12/02/2021
Cancer is the word we all fear.
The hushed whispers,
The gaze that’s never met.
It’s rubbing your child’s legs at midnight,
Because the chemo makes them hurt.
It’s watching your baby so scared and confused, making them take all their meds and telling them it’s all for the best.
It's lying in a hospital bed with your child scared it will be the last time you hold them.
It's listening to the beeping machine that keeps you up all night.
It's sitting in a hospital chair with very little to no sleep, scared of what will come next.
It's walking about the hospital corridors in a daze, feeling empty and lost.
It’s holding the sick bowl because they’ve not stopped being sick for hours.
It's month's of hospital stays away from your family and other children.
It’s pouring poison into the veins of your beautiful baby,
Watching them bloat from steroids, or turn into skeletons from infections and aggressive treatment.
It’s handing your child over to strangers, so they can operate on them.
It’s holding your child down for painful tests and procedures listening to their screams.
It’s comforting them, and telling them, everything will be OK.
It’s crying in the shower, because you have to be strong and not let them see you weak.
It’s saying goodbye to the warriors you meet along the way, some will make it, some will not.

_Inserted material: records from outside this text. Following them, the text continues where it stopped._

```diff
@@ -335,7 +297,11 @@
     if (tid == 0 && blockIdx.x == 0 && (uint32_t)(size_t)((lds_u32_ptr)smem) != 0u) atomicOr(err, 4u);
     const uint32_t total_chunks = (n_reads + RPC - 1) / RPC;
     const uint32_t n_groups = (total_chunks + NW - 1) / NW;
-    uint32_t *g_next = err + 8;
+    uint32_t *g_next = P.ctl + FAQCS_CTL_GROUP;
+    if (tid == 0 && blockIdx.x == 0) {
+#pragma unroll
+        for (int i = 0; i < FAQCS_CTL_WORDS; ++i) P.ctl_other[i] = 0u;
+    }
     if (tid == 0) {
         smem[T::O_CTR] = (uint32_t)NW;
         smem[T::O_CTR + 1] = 0xffffffffu;
@@ -1309,6 +1275,11 @@
     }
     if (__any((any_err & 1u) != 0) && lane == 0) atomicOr(err, 1u);
     if (tid == 0) P.partial_rows[blockIdx.x] = n_flushed;
+    {
+        const __attribute__((address_space(4))) DevParams *Pk = (const __attribute__((address_space(4))) DevParams *)__builtin_amdgcn_kernarg_segment_ptr();
+        const uint32_t prev_grid = Pk->prev_grid;
+        if (prev_grid) partials_fold_tail<C, LPR, NW>(smem, Pk->prev_partials, Pk->prev_rows, prev_grid, Pk->ctl + FAQCS_CTL_ROWS, counters, Pk->lay_dev, tid);
+    }
     if (lds_tail_folds_v<C, NW, LPR, RPC> && P.fold_n) {
         __syncthreads();
         comp_fold_tail<NW * 64>(smem, P, tid, blockIdx.x & 1u);
@@ -1364,7 +1335,6 @@
     hipLaunchKernelGGL(kern, dim3(plan.grid), dim3(NW * 64), lds, a.st, P, a.seq, a.qual, a.off, a.n_reads, a.ad_sl, a.ad_hit,
                        reinterpret_cast<uint2 *>(a.out), a.rec_pre, a.rec_post, a.counters, a.err, a.tn_flags);
     if (hipError_t e = hipGetLastError(); e != hipSuccess) return e;
-    hipLaunchKernelGGL((fold_partials<C, LPR>), dim3((RowCfg<C, LPR, lds_wq(C, LPR)>::N_ZERO + 63) / 64), dim3(1024), 0, a.st, P.partials, P.partial_rows, plan.grid, a.counters, P.lay, a.err + 8);
     return hipGetLastError();
 }
 
@@ -1388,3 +1358,25 @@
     }
     return f ? f(plan, P, a) : hipErrorInvalidValue;
 }
+
+template <int C, int LPR>
+static hipError_t launch_fold_partials(const uint32_t *partials, const uint32_t *rows_used, uint32_t grid, uint64_t *counters, const faqcs_layout &lay, hipStream_t st)
+{
+    constexpr int slices = (RowCfg<C, LPR, lds_wq(C, LPR)>::N_ZERO + 63) / 64;
+    hipLaunchKernelGGL((fold_partials<C, LPR>), dim3(slices * FOLD_SPLIT), dim3(1024), 0, st, partials, rows_used, grid, counters, lay);
+    return hipGetLastError();
+}
+hipError_t faqcs_launch_fold_partials(int C, int LPR, const uint32_t *partials, const uint32_t *rows_used, uint32_t grid, uint64_t *counters,
+                                      const faqcs_layout &lay, hipStream_t st)
+{
+    if (!grid) return hipSuccess;
+    switch (trim_shape_key(C, LPR)) {
+    case trim_shape_key(13, 4): return launch_fold_partials<13, 4>(partials, rows_used, grid, counters, lay, st);
+    case trim_shape_key(19, 4): return launch_fold_partials<19, 4>(partials, rows_used, grid, counters, lay, st);
+    case trim_shape_key(13, 8): return launch_fold_partials<13, 8>(partials, rows_used, grid, counters, lay, st);
+    case trim_shape_key(19, 8): return launch_fold_partials<19, 8>(partials, rows_used, grid, counters, lay, st);
+    case trim_shape_key(16, 16): return launch_fold_partials<16, 16>(partials, rows_used, grid, counters, lay, st);
+    case trim_shape_key(19, 16): return launch_fold_partials<19, 16>(partials, rows_used, grid, counters, lay, st);
+    }
+    return hipErrorInvalidValue;
+}
```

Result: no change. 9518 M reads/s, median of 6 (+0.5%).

It’s washing your hands 50 billion times a day,
The fear of infections never far away.
It’s blood tests, and lumbers, injections, chemo, meds,
It’s MRIs, CTs, and X-rays.
It’s waiting by the phone, for the results, desperately hoping nothing has changed.

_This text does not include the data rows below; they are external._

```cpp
constexpr int AUDIO2_JMAX = 4;
constexpr int AUDIO2_WG = 2 * AUDIO2_JMAX;
static_assert((MAX_NAUDIO - 2 * (BLOCKLEN - 64 * AUDIO_DIV2) + (BLOCKLEN - 64 * AUDIO_DIV2) - 1) /
                          (BLOCKLEN - 64 * AUDIO_DIV2) + 2 <= AUDIO2_JMAX,
              "audio phase 2: a read needs more blocks than the grid has");
extern "C" __global__ __launch_bounds__(1024) void ldg_k_audio2(
    const int32_t* __restrict__ smap, const ReadDesc* __restrict__ reads, const double2* __restrict__ tw, const double2* __restrict__ lpf2,
    const double* __restrict__ audio1, int64_t aread_stride, int64_t achan_stride,
    double* __restrict__ audio2, int64_t a2read_stride, int64_t a2chan_stride, const int32_t* __restrict__ status) {
  __shared__ double2 s_x[M];
  __shared__ double2 s_tw[TW_LDS_N];
  const CBuf X_{s_x};
  const int tid = threadIdx.x;
  s_tw[tw_lds_pos(tid)] = tw[2 * tid];
  const TwLds twl{s_tw};
  const int ch = blockIdx.x & 1;
  const int j = (blockIdx.x >> 1) & (AUDIO2_JMAX - 1);
  const int slot = smap[blockIdx.x / AUDIO2_WG];
  if (status[slot] == FS_EOF) return;
  const ReadDesc rd = reads[slot];
  const int n_in = rd.n_audio, n_out = rd.n_audio2;
  constexpr int SKIP = 64;
  constexpr int JUMP = BLOCKLEN - SKIP * AUDIO_DIV2;
  const int span = n_in - JUMP - JUMP;
  const int n_mid = span > 0 ? (span + JUMP - 1) / JUMP : 0;
  if (j > n_mid + 1) return;
  const int start = (j == 0) ? 0 : (j <= n_mid ? JUMP * j : n_in - BLOCKLEN - 1);
  const double* src = audio1 + (int64_t)slot * aread_stride + (int64_t)ch * achan_stride + start;
#pragma unroll
  for (int q = 0; q < 8; q++) {
    const int m = tid + T * q;
    X_[m] = make_double2(src[2 * m], src[2 * m + 1]);
  }
  fft8k_dif<false>(s_x, tw, twl, tid);
  double2 xa, xb, xc = make_double2(0, 0);
  {
    const int k1 = tid, k2 = tid + 1024;
    xa = rsplit(X_[dr_pos(k1)], X_[dr_pos((M - k1) & (M - 1))], tw[k1]);
    xb = rsplit(X_[dr_pos(k2)], X_[dr_pos(M - k2)], tw[k2]);
    if (tid == 0) xc = rsplit(X_[dr_pos(2048)], X_[dr_pos(M - 2048)], tw[2048]);
  }
  __syncthreads();
// ... 2 lines not shown
    const double2 xs[2] = {xa, xb};
#pragma unroll
    for (int e = 0; e < 2; e++) {
      const int k = ks[e];
      X_[k] = cmul(xs[e], lpf2[k]);
      if (k >= 1) {
        const int jj = AUDIO2_BLOCK - k;
        X_[jj] = cmul(conj2(xs[e]), lpf2[jj]);
      }
    }
    if (tid == 0) X_[2048] = cmul(conj2(xc), lpf2[2048]);
  }
  fft_lds<AUDIO2_BLOCK, 512, true>(X_, tw, tid);
  double* dst = audio2 + (int64_t)slot * a2read_stride + (int64_t)ch * a2chan_stride;
  const double scale = 1.0 / (double)AUDIO2_BLOCK / (double)AUDIO_DIV2;
  const int last_start = n_out - (AUDIO2_BLOCK - SKIP);
#pragma unroll
  for (int e = 0; e < 4; e++) {
    const int p = tid + 1024 * e;
    const double v = X_[p].x * scale;
    int o;
    if (j == 0) {
      o = p;
      if (o >= last_start) continue;
    } else if (j <= n_mid) {
      if (p < SKIP) continue;
      o = AUDIO2_BLOCK + (AUDIO2_BLOCK - SKIP) * (j - 1) + (p - SKIP);
      if (o >= last_start) continue;
    } else {
      if (p < SKIP) continue;
      o = last_start + (p - SKIP);
// ... 33 lines not shown
```

ld-decode_amd/csrc/field.hip:

```cpp
#include <hip/hip_runtime.h>
#include "common.hpp"
#include "field_rec.hpp"
#include "pyops.hpp"
#include "chan.hpp"

using namespace ldg;

namespace {

constexpr int SEG_K = 64;
constexpr int SEG_NMAX = 96;

struct SyncView {
  const int32_t* pk;
  const double* lv;
  int np;
  double med, tol;
  __device__ bool regular(int64_t n, int64_t len_ds, bool& err) const {
    if (n >= np) return false;
    int64_t idx;
    if (!py_index(n, np, idx)) { err = true; return false; }
    if (pk[idx] > len_ds) return false;
    return inrange(lv[idx], med - tol, med + tol);
  }
// ... 651 lines not shown
        zc2 += ((double)py_int(zc) - (fr * 1));
        if (fabs(zc2 - zc) < (fr / 4)) v = zc2;
        else lb = true;
      }
    }
  } else {
    lb = true;
  }
  out = v;
  flag = lb ? 1 : 0;
}
}

extern "C" __global__ __launch_bounds__(64) void ldg_k_hsync_lines(
    const int32_t* __restrict__ smap, const double* __restrict__ video, int64_t vread_stride, int64_t vchan_stride,
    SysConst C, FieldRec* __restrict__ recs, double* __restrict__ lines, int8_t* __restrict__ bad) {
  prio_latency();

  __shared__ double s_tmp[20];
  const int lane = threadIdx.x;
  const int slot = smap[blockIdx.y];
  const int i = blockIdx.x;
  FieldRec* R = recs + slot;
  const double* L1 = lines + (int64_t)slot * LINES_STRIDE + LL1 * MAX_LINES;
  double* L2 = lines + (int64_t)slot * LINES_STRIDE + LL2 * MAX_LINES;
  int8_t* B = bad + (int64_t)slot * MAX_LINES;
  const int status = R->status, nl = R->nlines;
  const int64_t len = R->n_out;
  const double v = L1[i];
  const int lbi = B[i];
  asm volatile("" ::"v"(v), "v"(status), "v"(nl), "v"(lbi));
  if (status != FS_PENDING) return;
  if (i >= nl) return;
  const double* d05 = video + (int64_t)slot * vread_stride + (int64_t)CH_05 * vchan_stride;
  const bool lb = lbi != 0;
  double out;
  int flag;
  hsync_line(d05, len, C, i, v, lb, lane, s_tmp, out, flag);
  if (lane == 0) { L2[i] = out; B[i] = (int8_t)flag; }
}

extern "C" __global__ __launch_bounds__(256) void ldg_k_hsync_field(const int32_t* __restrict__ smap, SysConst C,
                                                                   FieldRec* __restrict__ recs,
                                                                   double* __restrict__ lines,
                                                                   int8_t* __restrict__ bad) {
  prio_latency();

  __shared__ double s_v[MAX_LINES];
  __shared__ int8_t s_bad[MAX_LINES];
  __shared__ int s_err;
// ... 133 lines not shown
```

ld-decode_amd/csrc/tbc.hip:

```cpp
#include <hip/hip_runtime.h>
#include "common.hpp"
#include "field_rec.hpp"
#include "pyops.hpp"
#include "chan.hpp"

using namespace ldg;

namespace {

constexpr int SPL_MAXN = 2816;
constexpr int64_t SPL_HARDN = 1 << 24;
constexpr int LINE_GROUPS = (MAX_LINES + 63) / 64;

struct CTab { double v[17]; };
constexpr CTab make_ctab() {
  CTab t{};
  double c = 0.25;
  for (int i = 0; i < 17; i++) { t.v[i] = c; c = 1.0 / (4.0 - c); }
  return t;
}
__constant__ CTab g_ctab = make_ctab();
constexpr double kCtInf = make_ctab().v[16];
constexpr double kSixth = 1.0 / 6.0;
__device__ __forceinline__ double ctab(int64_t t) { return g_ctab.v[t < 16 ? t : 16]; }
// ... 280 lines not shown
  float out_level = lf;
  if (((lv / hzs) > 30) || (sd / hzs) < 3) {
    out_level = 0.0f;
  } else if (!(nF < 3 || nT < 3)) {
    const double mF = pw_sum(s_g[0] + 1, nF - 2) / (double)(nF - 2);
    const double mT = pw_sum(s_g[1] + 1, nT - 2) / (double)(nT - 2);
    if (l % 2) { p0 = 2 - mT; p1 = 2 - mF; }
    else { p0 = 2 - mF; p1 = 2 - mT; }
  }
  lvl[l] = out_level;
  pv0[l] = p0;
  pv1[l] = p1;
  return 0;
}

constexpr float BURST_LINE_LONG = -1.0f;

}

extern "C" __global__ __launch_bounds__(64) void ldg_k_burst_lines(
    const int32_t* __restrict__ smap, const double* __restrict__ video, int64_t vread_stride, int64_t vchan_stride, SysConst C,
    FieldRec* __restrict__ recs, double* __restrict__ lines, float* __restrict__ blevel, int pass,
    const double4* __restrict__ bst, const ReadDesc* __restrict__ reads) {
  prio_latency();

  __shared__ BurstLDS S;
  __shared__ double s_ba[40], s_t[40], s_g[2][40];
  const int lane = threadIdx.x;
  const int slot = smap[blockIdx.y];
  const int l = blockIdx.x;
// ... 18 lines not shown
  }
  const int rc = burst_line<false>(video, vread_stride, vchan_stride, C, R->n_out, bst, slot, l, b0, b1, lane, S, s_ba, s_t,
                                   s_g, lvl, pv0, pv1);
  if (rc < 0 && lane == 0) {
    if (rc == -2) lvl[l] = BURST_LINE_LONG;
    else R->status = FS_TBC;
  }
#ifdef LDG_STAMPS
  if (lane == 0 && rc == 0 && blockIdx.x < KST_BLOCKS) g_kst[4][blockIdx.x][7] = __builtin_readcyclecounter();
#endif
}

extern "C" __global__ __launch_bounds__(64) void ldg_k_burst_field(
    const int32_t* __restrict__ smap, const double* __restrict__ video, int64_t vread_stride, int64_t vchan_stride,
    FieldRec* __restrict__ recs, double* __restrict__ lines, float* __restrict__ blevel, SysConst C, int pass,
    const double4* __restrict__ bst) {
  prio_latency();

  __shared__ double s_c0[512], s_c1[512];
  __shared__ int s_hist[256];
  __shared__ double s_lo[MAX_LINES];
  __shared__ float s_lvl[MAX_LINES];
  __shared__ int s_g;
  const int lane = threadIdx.x;
  const int slot = smap[blockIdx.x];
  FieldRec* R = recs + slot;
  if (R->status != FS_PENDING) return;
  const int nl = R->nlines;
  double* LN = lines + (int64_t)slot * LINES_STRIDE;
  const double* li = LN + (pass == 0 ? LL2 : LL3) * MAX_LINES;
  double* lo = LN + (pass == 0 ? LL3 : LL4) * MAX_LINES;
// ... 67 lines not shown
      uint64_t mm = m;
      while (mm) {
        const int j = l0 + __ffsll((unsigned long long)mm) - 1;
        mm &= mm - 1;
        s_lo[j] = (s_lo[j - 1] + s_lo[j + 1]) / 2;
      }
    }
    __syncthreads();
  }
  const double shift = (90 + 1.5) * (3.141592653589793 / 180);
  const double c = (shift - 8) * K;
  double* lf = LN + LLF * MAX_LINES;
  for (int l = lane; l < nl; l += 64) {
    lo[l] = s_lo[l];
    lvl[l] = s_lvl[l];
    if (pass == 1) lf[l] = (s_lo[l] + 0) + c;
  }
  if (lane == 0) R->burst_group = g;
#ifdef LDG_STAMPS
  if (blockIdx.x < KST_BLOCKS) g_kst[2][blockIdx.x][3] = __builtin_readcyclecounter();
#endif
}

constexpr int FINAL_NT = 256;
constexpr int FINAL_CHMAX = ((SPL_MAXN + FINAL_NT - 1) / FINAL_NT) | 1;
struct FinalLDS {
  double ms[SPL_MAXN + 1];
  double ct[17];
  double ra[FINAL_NT / 16], rb[FINAL_NT / 16];
  double m1, mn1;
};
constexpr int FINAL_WCAP = 1280;
using FinalWinLDS = SplineLDS<FINAL_NT, FINAL_WCAP>;
// ... 452 lines not shown
      }
      __syncthreads();
      const uint64_t r = *key;
      __syncthreads();
      return r;
    }
    __syncthreads();
  }
  return prefix;
}
}
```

It’s watching your child sleep at night, and making memories while you can.
Even if your child is one of the lucky ones, it’s the late effects, the long-term consequences.
It’s physio, and OT, and psychiatrists, neuro, pain team, bone team.
Even when treatment is finally through, even when your child is happy and well.
Cancer will always leave a scar, deeply embedded on your heart.
In its wake it leaves disabilities, and psychological scars, PTSD and anxiety, constant fear and worry.
When your child has cancer, it changes you.
You watch your child go to hell and back,
You get so used to your child having anaesthetic that you don’t cry anymore,
You calmly hold your child still for painful tests.
You seem so strong.
But I see you.
I know inside, behind that strong exterior, that mask you put on for all the world.
I know you’re slowly breaking, you’re trying hard not to show it, but I see it.